Sourcer is an Erlang scanner+parser tailored for use in tools that handle source code (like IDEs and refactoring tools), keeping track of the exact source code in the files and allowing for incomplete and malformed code. It was originally developed as part of erlide, but it is easier to handle and to get feedback if it is a separate project. As a matter of fact, I discovered many bugs, thinkos and other problems just by looking at the code as an independent entity.
Note: the current status is still very alpha. I hope to get feedback from any interested party and important changes will almost certainly happen to both implementation and API.
Rationale
The normal tools for processing source code are aiming to support the compiler and thus are lossy: information that is uninteresting to the compiler is dropped. When supporting editors, cross-referencing tools and other tools, we find ourselves needing to access all the information about the source code.
For example, if sections of a module are conditionally compiled and I am searching for all places where a certain function is called (maybe to rename it), I want to look even into the sections that are invisible to the regular parser because of the values of the currently defined macros.

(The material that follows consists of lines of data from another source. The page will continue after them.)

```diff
+    @staticmethod
+    def _backward_rows(ctx, dloss):
+        h_r, w, logits_r, lse_r, t_r, loss2, rows = ctx.saved_tensors
+        R, ldv = logits_r.shape
+        V = ctx.V
+        gscale = (dloss.float() / torch.clamp(loss2[1], min=1.0)).reshape(1).contiguous()
+        dw, acc, rw = _grad_dest(w, ctx.needs_input_grad[1])
+        dlog = _empty(R, ldv, like=h_r)
+        K.ce_bwd(V, logits_r[:, :V], lse_r, t_r, ctx.cap, gscale, dlog)
+        dh = None
+        if ctx.needs_input_grad[0]:
+            dh_r = _empty(R, h_r.shape[1], like=h_r)
+            A = K._operand([dlog], L.LAYOUT_KC, k_valid=ldv)
+            Bop = K._operand([w], L.LAYOUT_RC, k_valid=V)
+            K.gemm(R, w.shape[1], ldv, A, Bop, [dh_r], [0], dh_r.stride(0), K._epi(L.EPI_STORE))
+            dh = _empty(ctx.M, h_r.shape[1], like=h_r)
+            K.scatter_rows(rows, dh_r, dh)
+        if dw is not None:
+            K.linear_wgrad(dlog[:, :V], h_r, [dw], accumulate=acc)
+        return dh, rw, None, None, None
+
+    @staticmethod
     def backward(ctx, dlogits_unused, dloss):
-        h, w, logits_buf, lse, target, loss2 = ctx.saved_tensors
         if dloss is None:
             return None, None, None, None, None
+        if ctx.rows_only:
+            return LMHeadCEFn._backward_rows(ctx, dloss)
+        h, w, logits_buf, lse, target, loss2 = ctx.saved_tensors
         M, ldv = logits_buf.shape
         V = ctx.V
         gscale = (dloss.float() / torch.clamp(loss2[1], min=1.0)).reshape(1).contiguous()
diff --git a/spatialvla_amd/kernels.py b/spatialvla_amd/kernels.py
--- a/spatialvla_amd/kernels.py
+++ b/spatialvla_amd/kernels.py
@@ -841,6 +841,29 @@
     L.check(L.lib().svla_ce_finalize(M, N, ntiles, row_stats.data_ptr(), logits.data_ptr(), _ld(logits),
                                      _ptr(target), lse.data_ptr(), argmax.data_ptr(), loss_rows.data_ptr(),
                                      loss_out.data_ptr(), _stream()), "ce_finalize")
+
+
+def _rows_args(rows, src, dst, what):
+    _chk_bf16(src, what)
+    _chk_bf16(dst, what)
+    _req(rows.dtype == torch.int64 and rows.dim() == 1 and rows.is_contiguous() and rows.numel() > 0,
+         f"{what}: rows must be a non-empty contiguous int64 vector")
+    _req(src.dim() == 2 and dst.dim() == 2 and src.shape[1] == dst.shape[1] and src.stride(1) == 1
+         and dst.stride(1) == 1, f"{what}: src / dst must be 2-D with the same contiguous columns")
+
+
+def gather_rows(rows: torch.Tensor, src: torch.Tensor, dst: torch.Tensor):
+    _rows_args(rows, src, dst, "gather_rows")
+    _req(dst.shape[0] == rows.numel(), "gather_rows: dst needs one row per entry of rows")
+    L.check(L.lib().svla_gather_rows_bf16(src.shape[0], rows.numel(), src.shape[1], rows.data_ptr(), src.data_ptr(),
+                                          _ld(src), dst.data_ptr(), _ld(dst), _stream()), "gather_rows")
+
+
+def scatter_rows(rows: torch.Tensor, src: torch.Tensor, dst: torch.Tensor):
+    _rows_args(rows, src, dst, "scatter_rows")
+    _req(src.shape[0] == rows.numel(), "scatter_rows: src needs one row per entry of rows")
+    L.check(L.lib().svla_scatter_rows_bf16(dst.shape[0], rows.numel(), src.shape[1], rows.data_ptr(), src.data_ptr(),
+                                           _ld(src), dst.data_ptr(), _ld(dst), _stream()), "scatter_rows")
 
 
 def ce_bwd(N, logits, lse, target, cap, grad_scale, dlogits):
diff --git a/spatialvla_amd/modeling_spatialvla.py b/spatialvla_amd/modeling_spatialvla.py
--- a/spatialvla_amd/modeling_spatialvla.py
+++ b/spatialvla_amd/modeling_spatialvla.py
@@ -143,6 +143,7 @@
         self.strict_checks = True
         self.defer_checks = False
         self._deferred = []
+        self.head_label_rows = False
         self.last_stash = {}
         self.post_init()
 
@@ -395,13 +396,17 @@
             self._require_merged("forward(past_key_values=...)" if past_key_values is not None
                                  else "forward(use_cache=True) (it creates a KV cache)")
 
+        if labels is not None and input_ids is not None:
+            has_pad = (labels == self.pad_token_id).any()
+            labels = torch.where(has_pad & (input_ids == self.pad_token_id), -100, labels)
+        target = self._targets(labels, attention_mask, B, Lq, dev)
+        stash = {}
+        if labels is not None and torch.is_grad_enabled():
+            stash["row_plan"] = self._label_rows(target)
+
         image_features = None
         if pixel_values is not None:
             image_features = self.get_image_features(pixel_values, intrinsic)
-
-        if labels is not None and input_ids is not None:
-            has_pad = (labels == self.pad_token_id).any()
-            labels = torch.where(has_pad & (input_ids == self.pad_token_id), -100, labels)
 
         if inputs_embeds is not None:
             hidden = self._merge_embeds(input_ids, inputs_embeds, image_features)
@@ -424,14 +429,17 @@
         h, all_h = self.language_model.model(hidden, mask, position_ids, output_hidden_states=bool(output_hidden_states),
                                              cache=cache, attn_sink=attn_sink)
 
-        target = self._targets(labels, attention_mask, B, Lq, dev)
-        stash = {}
-        if labels is not None and torch.is_grad_enabled():
-            stash["row_plan"] = self._label_rows(target)
+        if self.head_label_rows and "row_plan" in stash:
+            order, cnt, ev = stash["row_plan"]
+            if ev is not None:
+                ev.synchronize()
+                cnt = int(cnt[0])
+            if cnt > 0:
+                stash["label_rows"] = order[:cnt]
         logits2d, loss = self.language_model.head(h, target, stash)
         self.last_stash = stash
-        logits = logits2d.view(B, Lq, -1)
-        if num_logits_to_keep:
+        logits = logits2d.view(B, Lq, -1) if logits2d is not None else None
+        if num_logits_to_keep and logits is not None:
             logits = logits[:, -num_logits_to_keep:]
         if labels is None:
             loss = None
```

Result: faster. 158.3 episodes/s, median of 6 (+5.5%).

When looking at the resulting list of references, they could be annotated with the boolean macro expression deciding whether they are visible or not to the compiler.
Similarly, while I am editing a file, for example starting to enter a literal string in the middle of the file, I don’t want the rest of the file to get scanned as part of that string until the ending quote is entered.
Having to keep an implementation of these tools parallel with the OTP ones is not easy, but the kind of functionality we are after can’t be integrated into the OTP parser tools either, so we have no other option.